Stored items:
=== Begin Enclosure ===
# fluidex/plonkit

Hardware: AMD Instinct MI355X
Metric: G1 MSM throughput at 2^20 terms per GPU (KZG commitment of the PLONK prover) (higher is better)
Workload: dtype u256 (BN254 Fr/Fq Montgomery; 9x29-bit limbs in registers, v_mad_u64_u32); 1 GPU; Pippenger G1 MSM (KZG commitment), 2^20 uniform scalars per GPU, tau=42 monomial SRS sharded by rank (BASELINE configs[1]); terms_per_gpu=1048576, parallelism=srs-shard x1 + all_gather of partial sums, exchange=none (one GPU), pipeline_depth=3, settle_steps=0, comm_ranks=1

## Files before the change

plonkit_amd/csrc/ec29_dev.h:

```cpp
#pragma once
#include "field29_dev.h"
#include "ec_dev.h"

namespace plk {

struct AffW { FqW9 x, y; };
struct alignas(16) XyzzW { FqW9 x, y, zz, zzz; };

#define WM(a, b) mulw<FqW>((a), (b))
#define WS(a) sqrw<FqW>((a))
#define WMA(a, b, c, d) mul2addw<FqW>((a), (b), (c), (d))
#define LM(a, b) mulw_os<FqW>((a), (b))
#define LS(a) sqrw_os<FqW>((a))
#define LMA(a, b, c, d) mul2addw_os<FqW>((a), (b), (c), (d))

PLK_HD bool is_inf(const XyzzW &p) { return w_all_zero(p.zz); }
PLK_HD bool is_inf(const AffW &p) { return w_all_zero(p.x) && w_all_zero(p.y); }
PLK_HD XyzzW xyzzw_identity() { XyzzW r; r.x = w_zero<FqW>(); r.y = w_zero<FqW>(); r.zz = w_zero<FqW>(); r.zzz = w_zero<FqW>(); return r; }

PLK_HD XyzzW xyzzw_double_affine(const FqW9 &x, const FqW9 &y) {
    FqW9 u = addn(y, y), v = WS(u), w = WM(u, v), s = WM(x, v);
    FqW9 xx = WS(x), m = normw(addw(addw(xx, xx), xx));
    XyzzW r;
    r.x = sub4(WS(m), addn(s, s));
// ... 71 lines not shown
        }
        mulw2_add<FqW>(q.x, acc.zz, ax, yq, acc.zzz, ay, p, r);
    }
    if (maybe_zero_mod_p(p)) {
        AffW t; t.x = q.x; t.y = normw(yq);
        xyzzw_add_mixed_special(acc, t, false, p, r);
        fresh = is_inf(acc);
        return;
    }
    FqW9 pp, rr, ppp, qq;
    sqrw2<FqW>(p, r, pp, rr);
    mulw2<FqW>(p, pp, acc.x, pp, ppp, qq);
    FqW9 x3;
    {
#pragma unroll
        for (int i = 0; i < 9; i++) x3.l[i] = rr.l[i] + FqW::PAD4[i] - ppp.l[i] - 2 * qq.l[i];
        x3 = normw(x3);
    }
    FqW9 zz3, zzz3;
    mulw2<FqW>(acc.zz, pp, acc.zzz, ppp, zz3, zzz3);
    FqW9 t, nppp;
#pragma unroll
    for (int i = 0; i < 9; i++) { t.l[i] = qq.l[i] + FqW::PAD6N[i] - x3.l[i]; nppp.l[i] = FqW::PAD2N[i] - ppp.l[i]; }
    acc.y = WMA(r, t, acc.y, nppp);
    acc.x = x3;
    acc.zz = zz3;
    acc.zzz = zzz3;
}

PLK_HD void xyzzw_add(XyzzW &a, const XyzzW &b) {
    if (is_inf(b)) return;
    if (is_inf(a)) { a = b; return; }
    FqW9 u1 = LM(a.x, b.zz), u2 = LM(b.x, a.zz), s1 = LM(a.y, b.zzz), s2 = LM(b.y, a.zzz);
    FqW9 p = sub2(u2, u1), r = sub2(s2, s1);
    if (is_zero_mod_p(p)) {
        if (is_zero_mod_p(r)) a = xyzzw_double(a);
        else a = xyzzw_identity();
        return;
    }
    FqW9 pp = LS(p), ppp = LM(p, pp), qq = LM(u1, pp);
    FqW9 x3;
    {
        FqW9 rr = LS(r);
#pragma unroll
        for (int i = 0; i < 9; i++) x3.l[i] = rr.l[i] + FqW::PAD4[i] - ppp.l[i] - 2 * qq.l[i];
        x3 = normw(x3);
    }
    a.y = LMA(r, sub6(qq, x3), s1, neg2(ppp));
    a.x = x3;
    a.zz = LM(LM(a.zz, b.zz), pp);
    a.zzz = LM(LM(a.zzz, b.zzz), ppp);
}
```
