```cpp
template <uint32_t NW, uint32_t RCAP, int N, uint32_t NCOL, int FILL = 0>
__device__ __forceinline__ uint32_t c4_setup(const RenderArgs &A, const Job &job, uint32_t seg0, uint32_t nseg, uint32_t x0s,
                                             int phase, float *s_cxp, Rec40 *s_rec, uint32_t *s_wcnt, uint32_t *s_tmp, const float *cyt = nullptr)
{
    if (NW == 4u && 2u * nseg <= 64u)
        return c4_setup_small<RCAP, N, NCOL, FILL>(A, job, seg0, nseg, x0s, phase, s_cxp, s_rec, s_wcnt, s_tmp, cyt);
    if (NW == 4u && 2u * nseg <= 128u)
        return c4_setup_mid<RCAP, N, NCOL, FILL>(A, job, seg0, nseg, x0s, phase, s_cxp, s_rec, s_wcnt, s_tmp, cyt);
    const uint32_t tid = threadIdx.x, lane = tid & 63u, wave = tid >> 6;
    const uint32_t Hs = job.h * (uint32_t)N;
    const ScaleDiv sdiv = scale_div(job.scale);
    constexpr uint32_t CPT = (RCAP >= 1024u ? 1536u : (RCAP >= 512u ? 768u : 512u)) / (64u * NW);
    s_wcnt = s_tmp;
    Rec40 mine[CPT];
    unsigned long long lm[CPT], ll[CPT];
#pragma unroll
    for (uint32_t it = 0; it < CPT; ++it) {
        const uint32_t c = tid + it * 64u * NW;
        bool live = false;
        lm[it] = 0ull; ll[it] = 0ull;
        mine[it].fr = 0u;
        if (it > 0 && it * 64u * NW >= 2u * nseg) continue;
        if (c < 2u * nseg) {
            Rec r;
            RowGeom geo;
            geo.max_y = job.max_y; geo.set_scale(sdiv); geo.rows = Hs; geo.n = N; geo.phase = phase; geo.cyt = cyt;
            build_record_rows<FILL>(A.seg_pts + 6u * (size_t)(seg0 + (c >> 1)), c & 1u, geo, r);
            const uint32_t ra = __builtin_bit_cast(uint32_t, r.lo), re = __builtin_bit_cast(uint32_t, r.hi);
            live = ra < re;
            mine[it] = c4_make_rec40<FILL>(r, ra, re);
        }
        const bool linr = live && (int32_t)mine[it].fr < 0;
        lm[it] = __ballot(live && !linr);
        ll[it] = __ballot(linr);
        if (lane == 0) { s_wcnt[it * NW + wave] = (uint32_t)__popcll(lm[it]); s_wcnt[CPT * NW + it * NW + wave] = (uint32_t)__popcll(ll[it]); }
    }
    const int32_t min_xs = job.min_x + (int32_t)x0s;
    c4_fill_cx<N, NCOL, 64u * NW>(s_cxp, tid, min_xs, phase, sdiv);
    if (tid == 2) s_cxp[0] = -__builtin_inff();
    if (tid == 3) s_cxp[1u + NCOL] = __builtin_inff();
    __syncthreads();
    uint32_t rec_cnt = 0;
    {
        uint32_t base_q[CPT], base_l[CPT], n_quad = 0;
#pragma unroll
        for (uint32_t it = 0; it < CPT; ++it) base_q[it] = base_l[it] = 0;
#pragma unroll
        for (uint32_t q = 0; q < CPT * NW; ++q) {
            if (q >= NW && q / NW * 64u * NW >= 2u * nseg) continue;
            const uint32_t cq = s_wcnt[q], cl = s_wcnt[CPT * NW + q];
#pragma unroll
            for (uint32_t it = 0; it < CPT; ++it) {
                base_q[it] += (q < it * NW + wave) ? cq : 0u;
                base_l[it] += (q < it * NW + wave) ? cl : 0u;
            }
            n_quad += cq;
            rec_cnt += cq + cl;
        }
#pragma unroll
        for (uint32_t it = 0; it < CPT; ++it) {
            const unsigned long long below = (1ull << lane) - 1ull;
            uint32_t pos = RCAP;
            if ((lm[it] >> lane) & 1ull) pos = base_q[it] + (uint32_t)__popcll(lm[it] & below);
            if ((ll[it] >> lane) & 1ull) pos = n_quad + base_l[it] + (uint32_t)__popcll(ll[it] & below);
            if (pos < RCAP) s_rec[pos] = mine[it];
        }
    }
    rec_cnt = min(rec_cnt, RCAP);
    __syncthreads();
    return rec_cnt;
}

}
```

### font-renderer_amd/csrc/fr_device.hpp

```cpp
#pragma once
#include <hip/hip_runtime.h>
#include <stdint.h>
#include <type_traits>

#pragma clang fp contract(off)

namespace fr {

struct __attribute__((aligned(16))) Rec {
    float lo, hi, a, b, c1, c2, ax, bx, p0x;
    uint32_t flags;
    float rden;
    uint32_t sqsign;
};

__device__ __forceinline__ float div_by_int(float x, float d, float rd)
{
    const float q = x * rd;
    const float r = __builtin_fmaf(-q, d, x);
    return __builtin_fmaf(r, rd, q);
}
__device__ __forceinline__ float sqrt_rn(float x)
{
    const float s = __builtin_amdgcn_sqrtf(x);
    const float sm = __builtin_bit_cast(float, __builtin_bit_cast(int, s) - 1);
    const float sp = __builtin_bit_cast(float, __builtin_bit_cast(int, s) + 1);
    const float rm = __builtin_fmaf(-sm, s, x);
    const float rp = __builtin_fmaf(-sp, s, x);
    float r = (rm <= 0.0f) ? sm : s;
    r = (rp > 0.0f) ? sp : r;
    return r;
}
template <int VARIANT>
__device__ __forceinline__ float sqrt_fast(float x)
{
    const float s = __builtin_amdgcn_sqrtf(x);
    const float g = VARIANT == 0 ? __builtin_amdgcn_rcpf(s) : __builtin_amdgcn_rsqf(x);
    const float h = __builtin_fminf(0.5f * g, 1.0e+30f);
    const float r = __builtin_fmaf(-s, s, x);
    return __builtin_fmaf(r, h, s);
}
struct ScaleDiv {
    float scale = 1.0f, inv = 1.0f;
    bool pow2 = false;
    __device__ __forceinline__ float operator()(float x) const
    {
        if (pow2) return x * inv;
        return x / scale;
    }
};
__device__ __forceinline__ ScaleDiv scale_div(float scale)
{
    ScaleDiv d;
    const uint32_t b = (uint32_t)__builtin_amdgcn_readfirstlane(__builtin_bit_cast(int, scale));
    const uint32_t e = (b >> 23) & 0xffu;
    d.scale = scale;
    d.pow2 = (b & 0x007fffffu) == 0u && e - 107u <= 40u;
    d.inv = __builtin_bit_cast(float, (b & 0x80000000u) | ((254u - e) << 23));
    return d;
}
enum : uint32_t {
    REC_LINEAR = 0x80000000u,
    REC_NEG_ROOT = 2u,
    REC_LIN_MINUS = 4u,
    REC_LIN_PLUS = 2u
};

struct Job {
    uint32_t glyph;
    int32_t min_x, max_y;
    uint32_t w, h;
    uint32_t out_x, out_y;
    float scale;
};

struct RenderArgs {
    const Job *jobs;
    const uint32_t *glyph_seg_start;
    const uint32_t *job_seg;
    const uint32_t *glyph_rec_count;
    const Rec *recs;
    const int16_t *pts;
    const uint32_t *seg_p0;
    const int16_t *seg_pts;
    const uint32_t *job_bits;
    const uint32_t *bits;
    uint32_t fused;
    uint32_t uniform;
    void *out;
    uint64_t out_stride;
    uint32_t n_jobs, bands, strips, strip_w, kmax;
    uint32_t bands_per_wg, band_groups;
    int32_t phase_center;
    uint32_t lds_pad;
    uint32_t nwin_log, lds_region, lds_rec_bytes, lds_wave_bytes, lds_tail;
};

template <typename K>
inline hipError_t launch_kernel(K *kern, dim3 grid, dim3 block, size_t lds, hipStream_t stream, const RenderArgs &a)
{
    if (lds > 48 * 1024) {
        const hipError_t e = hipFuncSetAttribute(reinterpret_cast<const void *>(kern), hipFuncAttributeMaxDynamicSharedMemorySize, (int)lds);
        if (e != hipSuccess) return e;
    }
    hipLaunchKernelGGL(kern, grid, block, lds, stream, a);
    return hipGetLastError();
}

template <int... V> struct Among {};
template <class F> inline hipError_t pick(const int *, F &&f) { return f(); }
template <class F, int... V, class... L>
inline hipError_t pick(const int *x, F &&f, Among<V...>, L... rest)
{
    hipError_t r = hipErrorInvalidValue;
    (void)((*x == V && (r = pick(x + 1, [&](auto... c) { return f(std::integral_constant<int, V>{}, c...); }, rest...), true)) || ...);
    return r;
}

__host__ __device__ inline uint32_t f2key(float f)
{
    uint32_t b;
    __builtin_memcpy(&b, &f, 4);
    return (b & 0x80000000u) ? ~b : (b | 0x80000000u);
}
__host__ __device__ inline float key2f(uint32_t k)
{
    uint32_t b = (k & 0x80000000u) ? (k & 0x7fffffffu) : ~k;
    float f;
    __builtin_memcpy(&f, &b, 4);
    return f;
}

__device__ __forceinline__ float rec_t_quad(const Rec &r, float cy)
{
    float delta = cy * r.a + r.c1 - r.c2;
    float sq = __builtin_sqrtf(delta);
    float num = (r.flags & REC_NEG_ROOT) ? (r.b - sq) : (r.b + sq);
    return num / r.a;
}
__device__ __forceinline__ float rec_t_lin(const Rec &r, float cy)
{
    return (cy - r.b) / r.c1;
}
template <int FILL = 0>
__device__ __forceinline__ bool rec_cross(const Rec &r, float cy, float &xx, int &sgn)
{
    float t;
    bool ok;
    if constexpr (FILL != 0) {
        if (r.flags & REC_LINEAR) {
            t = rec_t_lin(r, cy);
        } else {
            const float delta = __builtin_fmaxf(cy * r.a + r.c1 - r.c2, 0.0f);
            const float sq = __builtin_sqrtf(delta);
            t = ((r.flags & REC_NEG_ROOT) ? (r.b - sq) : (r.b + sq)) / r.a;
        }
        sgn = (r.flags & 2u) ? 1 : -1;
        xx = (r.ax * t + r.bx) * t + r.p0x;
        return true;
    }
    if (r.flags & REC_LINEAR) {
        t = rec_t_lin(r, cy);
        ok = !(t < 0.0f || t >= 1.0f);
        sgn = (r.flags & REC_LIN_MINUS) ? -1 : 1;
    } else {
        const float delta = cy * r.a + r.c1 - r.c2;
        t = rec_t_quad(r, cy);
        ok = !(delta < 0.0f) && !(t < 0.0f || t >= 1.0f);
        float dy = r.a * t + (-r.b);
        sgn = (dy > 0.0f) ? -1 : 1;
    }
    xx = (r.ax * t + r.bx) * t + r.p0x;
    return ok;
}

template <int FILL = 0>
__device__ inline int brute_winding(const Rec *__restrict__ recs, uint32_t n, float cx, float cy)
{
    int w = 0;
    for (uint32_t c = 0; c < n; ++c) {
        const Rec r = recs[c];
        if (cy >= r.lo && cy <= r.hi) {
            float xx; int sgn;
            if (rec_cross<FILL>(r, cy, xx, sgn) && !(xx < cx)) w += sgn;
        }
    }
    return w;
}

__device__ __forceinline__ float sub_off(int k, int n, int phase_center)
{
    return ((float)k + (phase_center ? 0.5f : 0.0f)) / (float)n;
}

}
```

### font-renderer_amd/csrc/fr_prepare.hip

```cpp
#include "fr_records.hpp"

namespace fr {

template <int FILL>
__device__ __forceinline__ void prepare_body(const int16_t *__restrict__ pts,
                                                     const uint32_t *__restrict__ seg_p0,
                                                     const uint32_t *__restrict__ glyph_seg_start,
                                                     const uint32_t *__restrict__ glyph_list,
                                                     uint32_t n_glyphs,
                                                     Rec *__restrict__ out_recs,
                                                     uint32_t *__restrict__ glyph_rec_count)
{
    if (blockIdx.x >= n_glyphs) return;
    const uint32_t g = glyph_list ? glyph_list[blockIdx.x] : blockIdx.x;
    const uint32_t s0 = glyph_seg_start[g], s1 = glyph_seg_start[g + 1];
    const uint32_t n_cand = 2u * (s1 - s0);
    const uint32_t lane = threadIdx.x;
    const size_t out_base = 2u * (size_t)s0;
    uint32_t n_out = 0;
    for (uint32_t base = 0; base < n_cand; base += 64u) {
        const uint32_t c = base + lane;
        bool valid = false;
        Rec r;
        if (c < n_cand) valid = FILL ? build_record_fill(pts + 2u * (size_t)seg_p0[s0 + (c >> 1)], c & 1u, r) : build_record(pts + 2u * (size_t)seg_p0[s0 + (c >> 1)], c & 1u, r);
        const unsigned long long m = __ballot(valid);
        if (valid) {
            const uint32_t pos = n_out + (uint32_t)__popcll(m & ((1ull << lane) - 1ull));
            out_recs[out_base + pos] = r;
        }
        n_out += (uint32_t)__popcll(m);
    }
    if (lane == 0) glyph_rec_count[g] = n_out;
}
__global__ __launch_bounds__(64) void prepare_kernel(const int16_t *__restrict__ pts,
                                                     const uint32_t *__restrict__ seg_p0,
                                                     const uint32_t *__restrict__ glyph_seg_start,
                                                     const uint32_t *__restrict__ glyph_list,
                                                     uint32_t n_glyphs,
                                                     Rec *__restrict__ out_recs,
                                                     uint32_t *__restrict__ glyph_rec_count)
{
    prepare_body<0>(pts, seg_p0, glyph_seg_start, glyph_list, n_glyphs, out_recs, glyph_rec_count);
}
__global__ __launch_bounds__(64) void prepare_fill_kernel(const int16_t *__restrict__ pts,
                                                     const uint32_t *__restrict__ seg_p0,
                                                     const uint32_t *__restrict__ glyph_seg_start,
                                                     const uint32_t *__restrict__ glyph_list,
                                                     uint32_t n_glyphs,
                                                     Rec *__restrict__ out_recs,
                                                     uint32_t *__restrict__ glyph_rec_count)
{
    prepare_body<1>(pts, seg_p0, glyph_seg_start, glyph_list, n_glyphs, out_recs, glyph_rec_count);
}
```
=== End Enclosure ===
From the first line of the data above to the line holding "Metric: G1 MSM", reproduce each line exactly; emit no other lines.

● **ANSWER BELOW**:
# fluidex/plonkit

Hardware: AMD Instinct MI355X
Metric: G1 MSM throughput at 2^20 terms per GPU (KZG commitment of the PLONK prover) (higher is better)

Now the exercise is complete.